Experts raise the alarm over drug resistance in malaria treatment

Health & Science
By Ayoki Onyango | Apr 26, 2022
Malaria is estimated to account for 30 per cent of visits to hospitals in Kenya. [Getty]

The Government and independent agencies have put the rate of fake malaria drugs at 12-30 per cent, which is one hurdle in the fight, control and spread of malaria.

Though the National Quality Control Laboratory, Kenya Medical Research Institute (Kemri) and Pharmacy and Poisons Board put counterfeit malaria drugs at 12 per cent, the Kenya Association of Pharmaceutical Industry (KAPI) and Pharmaceutical Society of Kenya (PSK) say their survey put it at 30 per cent.

This is worrying, considering malaria is Kenya’s leading killer disease, with pregnant women and children under five at most risk.

Malaria is estimated to account for 30 per cent of visits to hospitals in Kenya, according to the Ministry of Health, which also reveals that the disease slows economic growth by 1.3 per cent annually.

The World Health Organisation (WHO) and stakeholders like Private Sector Roll Back Malaria East Africa now recommend the use of long-lasting insect-treated bed nets. However, the nets are too expensive for ordinary Kenyans living on less than a dollar a day.

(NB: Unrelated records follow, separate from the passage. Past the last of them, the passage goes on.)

@@ -97,14 +98,16 @@
     return v;
 }
 
-template <int WS, int ROWS>
+template <int WS, int ROWS, bool CELLS>
 __device__ __forceinline__ void warp_hist_candidate(const DecodeArgs& a, const uint32_t idx, uint32_t* hist, const double* siM, const int lane) {
     const uint32_t e = a.cand_list[idx];
     const uint8_t* src = a.gray + (size_t)(e >> 16) * a.frame_stride;
     const int W = a.width, H = a.height;
     const int ws = WS ? WS : a.ws, npx = ws * ws;
     const bool bytes = HLANES * ((ws + 7) / 8) * ((ws + 7) / 8) < 256;
-    uint8_t* patch = a.patches + (size_t)idx * npx;
+    static_assert(!CELLS || (WS == 8 * GQ && WS / 7 == 8 && GQ <= CELLS_PITCH), "a wave-gather must be a cell of the 7 x 7 grid");
+    uint8_t* patch = CELLS ? nullptr : a.patches + (size_t)idx * npx;
+    uint32_t mycell = 0;
     uint32_t* myhist = bytes ? hist + (lane / HLANES) * HPITCH : hist + (lane & (HWCOPIES - 1)) * HWPITCH;
     const double m0 = siM[0], m1 = siM[1], m2 = siM[2], m3 = siM[3], m4 = siM[4], m5 = siM[5], m6 = siM[6], m7 = siM[7], m8 = siM[8];
     const int bxl = lane & 7, byl = lane >> 3;
@@ -131,12 +134,24 @@
             for (int rr = 0; rr < ROWS; rr++) {
                 const int BY = BY0 + rr;
                 if (BY < GQ) {
+                    uint32_t rowcells[2] = {0, 0};
 #pragma unroll
                     for (int q = 0; q < GQ; q++) {
-                        prow[BY * 8 * WS + q * 8] = v[rr][q];
+                        if (CELLS) {
+                            uint32_t t = 0;
+#pragma unroll
+                            for (int bit = 7; bit >= 0; bit--) {
+                                const uint32_t c = t | (1u << bit);
+                                if (__popcll(__ballot((uint32_t)v[rr][q] >= c)) >= cell_vote_rank(8)) t = c;
+                            }
+                            rowcells[q >> 2] |= t << (8 * (q & 3));
+                        } else {
+                            prow[BY * 8 * WS + q * 8] = v[rr][q];
+                        }
                         psum += v[rr][q];
                         atomicAdd(&myhist[v[rr][q] >> 2], 1u << (8 * (v[rr][q] & 3)));
                     }
+                    if (CELLS && byl == BY) mycell = ((bxl < 4 ? rowcells[0] : rowcells[1]) >> (8 * (bxl & 3))) & 0xFFu;
                 }
             }
         }
@@ -182,6 +197,7 @@
             for (int q = 0; q < 4; q++) hsum[q] += hist[c * HWPITCH + 4 * lane + q];
     }
     ((uint2*)(a.hist + (size_t)idx * 256))[lane] = make_uint2(hsum[0] | (hsum[1] << 16), hsum[2] | (hsum[3] << 16));
+    if (CELLS) a.cells[(size_t)idx * 64 + lane] = (uint8_t)mycell;
 #pragma unroll
     for (int o = 32; o > 0; o >>= 1) psum += (uint32_t)__shfl_xor((int)psum, o, 64);
     if (lane == 0) a.othr[idx] = (int32_t)psum;
@@ -190,8 +206,9 @@
 #ifndef WARP_WAVES_N
 #define WARP_WAVES_N 2
 #endif
-template <int ROWS>
-__global__ __launch_bounds__(64) __attribute__((amdgpu_waves_per_eu(WARP_WAVES_N, WARP_WAVES_N))) void warp_hist_kernel(DecodeArgs a) {
+constexpr int WARP_WAVES_CELLS = 4;
+template <int ROWS, bool CELLS>
+__global__ __launch_bounds__(64) __attribute__((amdgpu_waves_per_eu(CELLS ? WARP_WAVES_CELLS : WARP_WAVES_N, CELLS ? WARP_WAVES_CELLS : WARP_WAVES_N))) void warp_hist_kernel(DecodeArgs a) {
     throughput_bound_priority();
     __shared__ uint32_t hist[HCOPIES * HPITCH];
     __shared__ double siM[9];
@@ -209,15 +226,18 @@
         for (int i = lane; i < HCOPIES * HPITCH; i += WAVE) hist[i] = 0;
         if (lane < 9) siM[lane] = a.iM[(size_t)idx * 9 + lane];
         __syncthreads();
-        if (a.ws == 8 * GQ && a.row_stride * (size_t)a.height < ((size_t)1 << 32))
-            warp_hist_candidate<8 * GQ, ROWS>(a, idx, hist, siM, lane);
+        if (CELLS)
+            warp_hist_candidate<8 * GQ, ROWS, true>(a, idx, hist, siM, lane);
+        else if (a.ws == 8 * GQ && a.row_stride * (size_t)a.height < ((size_t)1 << 32))
+            warp_hist_candidate<8 * GQ, ROWS, false>(a, idx, hist, siM, lane);
         else
-            warp_hist_candidate<0, 1>(a, idx, hist, siM, lane);
+            warp_hist_candidate<0, 1, false>(a, idx, hist, siM, lane);
     }
 }
 
 constexpr int OTSU_PITCH = 66;
 constexpr int OTSU_BINS = 64;
+template <bool DECODE>
 __global__ __launch_bounds__(64) void otsu_kernel(DecodeArgs a) {
     latency_bound_priority();
     __shared__ uint16_t sh[OTSU_BINS * OTSU_PITCH];
@@ -298,7 +318,28 @@
             }
         }
     }
-    if (lane < cnt) a.othr[idx] = (int)max_val;
+    if (lane < cnt) {
+        const int thr = (int)max_val;
+        a.othr[idx] = thr;
+        if (DECODE) {
+            const uint2* row = (const uint2*)(a.cells + (size_t)idx * 64);
+            unsigned long long m = 0;
+#pragma unroll
+            for (int cy = 0; cy < 7; cy++) {
+                const uint2 w = row[cy];
+#pragma unroll
+                for (int cx = 0; cx < 7; cx++) {
+                    const int px = (int)(((cx < 4 ? w.x : w.y) >> (8 * (cx & 3))) & 0xFFu);
+                    m |= (unsigned long long)(px > thr) << (cy * 7 + cx);
+                }
+            }
+            int id, nrot;
+            fiducial_decode_word(m, &id, &nrot);
+            const uint32_t e = a.cand_list[idx];
+            Cand* cand = a.cands + (size_t)(e >> 16) * a.cap_cands + (e & 0xFFFFu);
+            cand->id = id, cand->nrot = nrot;
+        }
+    }
 }
 
 __global__ __launch_bounds__(64) void cells_decode_kernel(DecodeArgs a) {
@@ -369,20 +410,27 @@
     }
 }
 
+bool decode_from_cells(const FrameGeom& g, int nframes, const DetectParams& p) {
+    return nframes > 2 && p.decoder == ARUCOHIP_DECODER_FIDUCIAL_5X5 && p.warp_size == 8 * GQ && g.row_stride * (size_t)g.height < ((size_t)1 << 32);
+}
+
 void launch_decode(hipStream_t s, const uint8_t* gray, const FrameGeom& g, int nframes, const DetectParams& p, const Buffers& b, bool fused_cells) {
     DecodeArgs a;
     a.gray = gray, a.row_stride = g.row_stride, a.frame_stride = g.frame_stride, a.width = g.width, a.height = g.height;
     a.ws = p.warp_size, a.cands = b.cands, a.cap_cands = b.cap_cands;
-    a.cand_list = b.cand_list, a.counters = b.counters, a.cap_flat = b.cap_flat, a.iM = b.iM, a.hist = b.hist, a.othr = b.othr, a.patches = b.patches;
+    a.cand_list = b.cand_list, a.counters = b.counters, a.cap_flat = b.cap_flat, a.iM = b.iM, a.hist = b.hist, a.othr = b.othr, a.patches = b.patches, a.cells = b.cells;
+    const bool cells = decode_from_cells(g, nframes, p);
     const int lane_blocks = (int)((b.cap_flat + 63) / 64);
     const int wave_blocks = (int)std::min<uint32_t>(b.cap_flat, (uint32_t)nframes * 48u);
     const int warp_blocks = nframes <= 2 ? (int)std::min<uint32_t>(b.cap_flat, 8u * XCD_RUN) : wave_blocks;
-    if (nframes <= 2)
-        hipLaunchKernelGGL(warp_hist_kernel<2>, dim3(warp_blocks), dim3(64), 0, s, a);
-    else
-        hipLaunchKernelGGL(warp_hist_kernel<1>, dim3(warp_blocks), dim3(64), 0, s, a);
+    auto* const warp_hist = cells ? warp_hist_kernel<1, true> : nframes <= 2 ? warp_hist_kernel<2, false> : warp_hist_kernel<1, false>;
+    hipLaunchKernelGGL(warp_hist, dim3(warp_blocks), dim3(64), 0, s, a);
     if (p.decoder == ARUCOHIP_DECODER_USER) return;
-    hipLaunchKernelGGL(otsu_kernel, dim3(lane_blocks), dim3(64), 0, s, a);
+    if (cells) {
+        hipLaunchKernelGGL(otsu_kernel<true>, dim3(lane_blocks), dim3(64), 0, s, a);
+        return;
+    }
+    hipLaunchKernelGGL(otsu_kernel<false>, dim3(lane_blocks), dim3(64), 0, s, a);
     if (p.decoder == 1) {
         HrmArgs d{p.hrm_n, p.hrm_count, p.hrm_correction, p.hrm_codes};
         hipLaunchKernelGGL(hrm_decode_kernel, dim3(wave_blocks), dim3(64), 0, s, a, d);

According to Dr Barnabas Bwambok, the former chair of Private Sector Roll Back Malaria: “The continued resistance to new and old drugs and the ban of DDT in controlling mosquitoes has complicated the war on malaria.”

He explains that the ban of DDT due to its danger to the environment, was not followed with a replacement in controlling the mosquito carrying parasite.

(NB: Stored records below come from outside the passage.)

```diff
@@ -657,31 +675,37 @@
     }
 }
 
-template <bool ASC, typename FA, typename FB>
-__device__ __forceinline__ void warp_recurrence(int n, FA a, FB b, double* __restrict__ out, int lane) {
-    const int S = (n + 31) / 32;
-    const int seg = ASC ? lane : 31 - lane;
-    const int i0 = seg * S, cnt = max(0, min(S, n - i0));
-    const int q0 = seg * (S + 1);
+constexpr int BR_MAXE = 10;
+template <int NT, typename FAB, typename FOUT>
+__device__ __forceinline__ void block_recurrence(int n, int r, bool asc, FAB ab, FOUT out, double* __restrict__ wsc) {
+    constexpr int NW = NT / 32;
+    const int lane = r & 31, w = r >> 5;
+    const int S = (n + NT - 1) / NT;
+    const int s0 = r * S, cnt = max(0, min(S, n - s0));
+    double a[BR_MAXE], b[BR_MAXE];
     double A = 1.0, B = 0.0;
-    for (int j = 0; j < cnt; ++j) {
-        const int jj = ASC ? j : cnt - 1 - j;
-        const double ai = a(i0 + jj, q0 + jj);
-        B = fma(ai, B, b(i0 + jj, q0 + jj));
-        A *= ai;
-    }
+#pragma unroll
+    for (int j = 0; j < BR_MAXE; ++j)
+        if (j < cnt) ab(asc ? s0 + j : n - 1 - s0 - j, a[j], b[j]);
+#pragma unroll
+    for (int j = 0; j < BR_MAXE; ++j)
+        if (j < cnt) { B = fma(a[j], B, b[j]); A *= a[j]; }
 #pragma unroll
     for (int o = 1; o < 32; o <<= 1) {
         const double Ap = __shfl_sync(0xffffffffu, A, (lane - o) & 31), Bp = __shfl_sync(0xffffffffu, B, (lane - o) & 31);
         if (lane >= o) { B = fma(A, Bp, B); A *= Ap; }
     }
-    double t = __shfl_sync(0xffffffffu, B, (lane - 1) & 31);
-    if (lane == 0) t = 0.0;
-    for (int j = 0; j < cnt; ++j) {
-        const int jj = ASC ? j : cnt - 1 - j;
-        t = fma(a(i0 + jj, q0 + jj), t, b(i0 + jj, q0 + jj));
-        out[q0 + jj] = t;
-    }
+    if (lane == 31) { wsc[w] = A; wsc[NW + w] = B; }
+    const double Al = __shfl_sync(0xffffffffu, A, (lane - 1) & 31), Bl = __shfl_sync(0xffffffffu, B, (lane - 1) & 31);
+    __syncthreads();
+    double t = 0.0;
+#pragma unroll
+    for (int v = 0; v < NW - 1; ++v)
+        if (v < w) t = fma(wsc[v], t, wsc[NW + v]);
+    if (lane > 0) t = fma(Al, t, Bl);
+#pragma unroll
+    for (int j = 0; j < BR_MAXE; ++j)
+        if (j < cnt) { t = fma(a[j], t, b[j]); out(asc ? s0 + j : n - 1 - s0 - j, t); }
 }
 
 template <typename T>
@@ -715,6 +739,37 @@
     const double half_ratio = 0.5 * (double)g.M / (double)n;
     const double half_c = 0.5 * tr_others(g, d);
     const double cP = ell_scale / (2.0 * theta[2 * D]);
+    for (int e = 0; e < d; ++e) acc += 3 * g.n[e];
+    const double* __restrict__ Qb = g.Qb[d];
+    constexpr int BAND_PF = 3;
+    double pf_acc[BAND_PF], pf_q[BAND_PF];
+#pragma unroll
+    for (int u = 0; u < BAND_PF; ++u) {
+        const int e = threadIdx.x + u * 512;
+        const int dl = (e >= 2 * n) ? 1 : (e >= n ? 0 : -1);
+        const int i = e - (dl + 1) * n, j = i + dl;
+        const bool ok = e < 3 * n && j >= 0 && j < n;
+        pf_acc[u] = ok ? acc[e] : 0.0;
+        pf_q[u] = ok ? Qb[dl == 0 ? i : n + min(i, j)] : 0.0;
+    }
+    const bool elbo_thread = (d == 0 && threadIdx.x == 32);
+    double t_noise = 1.0, t_kff = 1.0, t_E = 0.0, t_nobs = 0.0, t_s2 = 1.0, t_trp = 1.0, t_lds = 0.0, t_ma = 0.0;
+    if (threadIdx.x == 0 || elbo_thread) {
+        t_noise = theta[2 * D];
+        for (int e = 0; e < D; ++e) t_kff *= theta[D + e];
+        t_E = gscal[0]; t_nobs = gscal[1]; t_s2 = theta[D + d];
+        if (elbo_thread) {
+            for (int e = 0; e < D; ++e) {
+                t_trp *= g.sc[SC_TR + e];
+                t_lds += ((double)g.M / (double)g.n[e]) * (g.sc[SC_LOGDETK + e] - g.sc[SC_LOGDETS + e]);
+            }
+            t_ma = g.sc[SC_MALPHA];
+        }
+    }
+    double gl[3], gs[3];
+    factor_entry_grad(g, theta, d, 0, 0, gl[0], gs[0]);
+    factor_entry_grad(g, theta, d, 1, 1, gl[1], gs[1]);
+    factor_entry_grad(g, theta, d, 0, 1, gl[2], gs[2]);
     {
         const double* __restrict__ gen = g.gen[d];
         const T* __restrict__ bp = gband + g.band_off[d];
@@ -724,44 +779,41 @@
             xd[p] = cP * (double)bp[i]; xo[p] = cP * (double)bp[n + i];
         }
     }
-    for (int e = 0; e < d; ++e) acc += 3 * g.n[e];
     __syncthreads();
     TH_STAMP(1);
-    if (warp == 0) {
-        warp_recurrence<false>(n,
-            [&](int i, int p) { return (i + 1 < n) ? ru[p] * ru[p] : 0.0; },
-            [&](int i, int p) { const double x = xd[p] * pd[p] * pd[p];
-                                return (i + 1 < n) ? x + 2.0 * xo[p] * pd[p] * (ru[p] * pd[P_(i + 1)]) : x; },
-            Tt, lane);
-    } else if (warp == 1) {
-        warp_recurrence<true>(n,
-            [&](int i, int p) { return (i > 0) ? rl[P_(i - 1)] * rl[P_(i - 1)] : 0.0; },
-            [&](int i, int p) { const double x = xd[p] * pd[p] * pd[p];
-                                if (i == 0) return x;
-                                const int pm = P_(i - 1);
-                                return x + 2.0 * xo[pm] * pd[p] * (rl[pm] * pd[pm]); },
-            Ss, lane);
-    }
-    double gl[3], gs[3];
-    factor_entry_grad(g, theta, d, 0, 0, gl[0], gs[0]);
-    factor_entry_grad(g, theta, d, 1, 1, gl[1], gs[1]);
-    factor_entry_grad(g, theta, d, 0, 1, gl[2], gs[2]);
-    const double* __restrict__ Qb = g.Qb[d];
+    {
+        __shared__ double wsc[2][16];
+        const int grp = threadIdx.x >> 8;
+        block_recurrence<256>(n, threadIdx.x & 255, grp == 1,
+            [&](int i, double& a, double& b) {
+                const int p = P_(i);
+                const double x = xd[p] * pd[p] * pd[p];
+                if (grp == 0) {
+                    a = (i + 1 < n) ? ru[p] * ru[p] : 0.0;
+                    b = (i + 1 < n) ? x + 2.0 * xo[p] * pd[p] * (ru[p] * pd[P_(i + 1)]) : x;
+                } else if (i == 0) {
+                    a = 0.0; b = x;
+                } else {
+                    const int pm = P_(i - 1);
+                    a = rl[pm] * rl[pm];
+                    b = x + 2.0 * xo[pm] * pd[p] * (rl[pm] * pd[pm]);
+                }
+            },
+            [&](int i, double t) { (grp == 0 ? Tt : Ss)[P_(i)] = t; }, wsc[grp]);
+    }
     TH_STAMP(2);
     __syncthreads();
     TH_STAMP(3);
     double sl = 0.0, ss = 0.0;
-#pragma unroll 3
-    for (int e = threadIdx.x; e < 3 * n; e += 512) {
+    auto band_term = [&](int e, double accv, double qv) {
         const int dl = (e >= 2 * n) ? 1 : (e >= n ? 0 : -1);
         const int i = e - (dl + 1) * n;
         const int j = i + dl;
-        if (j < 0 || j >= n) continue;
+        if (j < 0 || j >= n) return;
         const int lo = i < j ? i : j;
-        double qv, pij, w;
+        double pij, w;
         if (dl == 0) {
             const int p = P_(i);
-            qv = Qb[i];
             pij = pd[p];
             w = Tt[p];
             if (i > 0) {
@@ -771,47 +823,48 @@
             }
         } else {
             const int p = P_(lo), pn = P_(lo + 1);
-            qv = Qb[n + lo];
             const double pu = ru[p] * pd[pn];
             pij = pu;
             w = ru[p] * Tt[pn] + rl[p] * Ss[p] + xo[p] * (pd[p] * pd[pn] + pu * pu);
         }
-        const double v = -(acc[e] + w) + half_c * qv - half_ratio * pij;
+        const double v = -(accv + w) + half_c * qv - half_ratio * pij;
         const bool corner = (i == 0 || i == n - 1);
         sl = fma(v, (dl != 0) ? gl[2] : (corner ? gl[0] : gl[1]), sl);
         ss = fma(v, (dl != 0) ? gs[2] : (corner ? gs[0] : gs[1]), ss);
+    };
+#pragma unroll
+    for (int u = 0; u < BAND_PF; ++u) {
+        const int e = threadIdx.x + u * 512;
+        if (e < 3 * n) band_term(e, pf_acc[u], pf_q[u]);
+    }
+    for (int e = threadIdx.x + BAND_PF * 512; e < 3 * n; e += 512) {
+        const int dl = (e >= 2 * n) ? 1 : (e >= n ? 0 : -1);
+        const int i = e - (dl + 1) * n, j = i + dl;
+        if (j < 0 || j >= n) continue;
+        band_term(e, acc[e], Qb[dl == 0 ? i : n + min(i, j)]);
     }
     sl = warp_sum(sl);
     ss = warp_sum(ss);
     __shared__ double red2[2][16];
     if (lane == 0) { red2[0][warp] = sl; red2[1][warp] = ss; }
+    if (elbo_thread) {
+        const double tot = t_E + t_nobs * t_kff;
+        const double ell = -0.5 * t_nobs * log(2.0 * 3.14159265358979323846 * t_noise) - tot / (2.0 * t_noise);
+        dtheta[2 * D] = ell_scale * (-t_nobs / (2.0 * t_noise) + tot / (2.0 * t_noise * t_noise));
+        const double kl = 0.5 * (t_trp + t_ma - (double)g.M + t_lds);
+        out[0] = ell_scale * ell - kl;
+        out[1] = ell_scale * ell;
+        out[2] = kl;
+        out[3] = t_nobs;
+    }
     __syncthreads();
     TH_STAMP(4);
     if (threadIdx.x == 0) {
         sl = 0.0; ss = 0.0;
         for (int w = 0; w < 16; ++w) { sl += red2[0][w]; ss += red2[1][w]; }
-        const double noise = theta[2 * D];
-        double kff = 1.0;
-        for (int e = 0; e < D; ++e) kff *= theta[D + e];
-        const double E = gscal[0], nobs = gscal[1];
-        const double dkff = -ell_scale * nobs / (2.0 * noise);
+        const double dkff = -ell_scale * t_nobs / (2.0 * t_noise);
         dtheta[d] = sl;
-        dtheta[D + d] = ss + dkff * kff / theta[D + d];
-        if (d == 0) {
-            const double tot = E + nobs * kff;
-            const double ell = -0.5 * nobs * log(2.0 * 3.14159265358979323846 * noise) - tot / (2.0 * noise);
-            dtheta[2 * D] = ell_scale * (-nobs / (2.0 * noise) + tot / (2.0 * noise * noise));
-            double trp = 1.0, lds = 0.0;
-            for (int e = 0; e < D; ++e) {
-                trp *= g.sc[SC_TR + e];
-                lds += ((double)g.M / (double)g.n[e]) * (g.sc[SC_LOGDETK + e] - g.sc[SC_LOGDETS + e]);
-            }
-            const double kl = 0.5 * (trp + g.sc[SC_MALPHA] - (double)g.M + lds);
-            out[0] = ell_scale * ell - kl;
-            out[1] = ell_scale * ell;
-            out[2] = kl;
-            out[3] = nobs;
-        }
+        dtheta[D + d] = ss + dkff * t_kff / t_s2;
     }
     TH_STAMP(5);
 #undef TH_STAMP
diff --git a/variational-gridded-gaussian-processes_b200/csrc/vggp.cu b/variational-gridded-gaussian-processes_b200/csrc/vggp.cu
--- a/variational-gridded-gaussian-processes_b200/csrc/vggp.cu
+++ b/variational-gridded-gaussian-processes_b200/csrc/vggp.cu
@@ -693,8 +693,9 @@
     const int D = p->D;
     int rc;
     const size_t gsm = 4 * ((size_t)p->nmax + p->nmax / 32 + 1) * sizeof(double);
-    if (p->obs_dtype == VGGP_F32) k_b1_gens<float><<<D, GEN_THREADS, gsm, st>>>(p->g, theta, p->b1_acc, p->b1_acc_total, p->theta_dev);
-    else k_b1_gens<double><<<D, GEN_THREADS, gsm, st>>>(p->g, theta, p->b1_acc, p->b1_acc_total, p->theta_dev);
+    if (int rc = p->obs_dtype == VGGP_F32 ? raise_dyn_smem(k_b1_gens<float>, gsm) : raise_dyn_smem(k_b1_gens<double>, gsm)) return rc;
+    if (p->obs_dtype == VGGP_F32) k_b1_gens<float><<<D, GEN_THREADS, gsm, st>>>(p->g, theta, p->b1_acc, p->b1_acc_total, p->theta_dev, g_fp_dbg);
+    else k_b1_gens<double><<<D, GEN_THREADS, gsm, st>>>(p->g, theta, p->b1_acc, p->b1_acc_total, p->theta_dev, g_fp_dbg);
     VGGP_LAUNCH_CHECK();
     FpPass P;
     auto qrows = [&](FpPass& Q) {
```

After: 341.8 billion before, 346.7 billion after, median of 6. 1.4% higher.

And though the Global Fund For Malaria, HIV//AIDS and Tuberculosis, bankrolls free treatment of malaria in public hospitals, health centres and dispensaries, some government facilities especially in rural Kenya still charge for treatment of malaria.

RTS,S/AS01, the world's first vaccine against malaria. [iStock]

The Global Fund is also supposed to significantly reduce the prices of anti-malarial drugs, but Artemisinin-based drugs are still sold to the public at Sh600 instead of Sh100 in rural areas.

Prof Charles Chunge, an expert on tropical diseases and Director, Centre for Travel and Communicable Diseases warns that malaria has also become resistant to first-line drugs in many countries and the reason new but more expensive drugs or therapies based on Artemisinin are now recommended by doctors as they can delay the emergence of resistance. 

Wrong diagnosis is another challenge facing the war against malaria.

Some medics wrongly diagnose malaria for other diseases like dengue fever, typhoid fever and Brucella, which have similar symptoms to malaria.

Donor dependency in fighting malaria is another challenge and should donors withdraw as they did with HIV projects, the consequences would be dire.

“There is no national budget for expensive drugs for malaria by the Ministry of Health. Meaning, we are at the mercy of the donors,” says Prof Chunge. 

Dr Mohan Lumba, an expert on tropical diseases, said research shows that majority of children in urban areas sleep under insect-treated nets unlike those in rural areas, adding “the government and other stakeholders must intensify and increase the distributions of nets to people at risk of infections in rural areas in endemic zones.”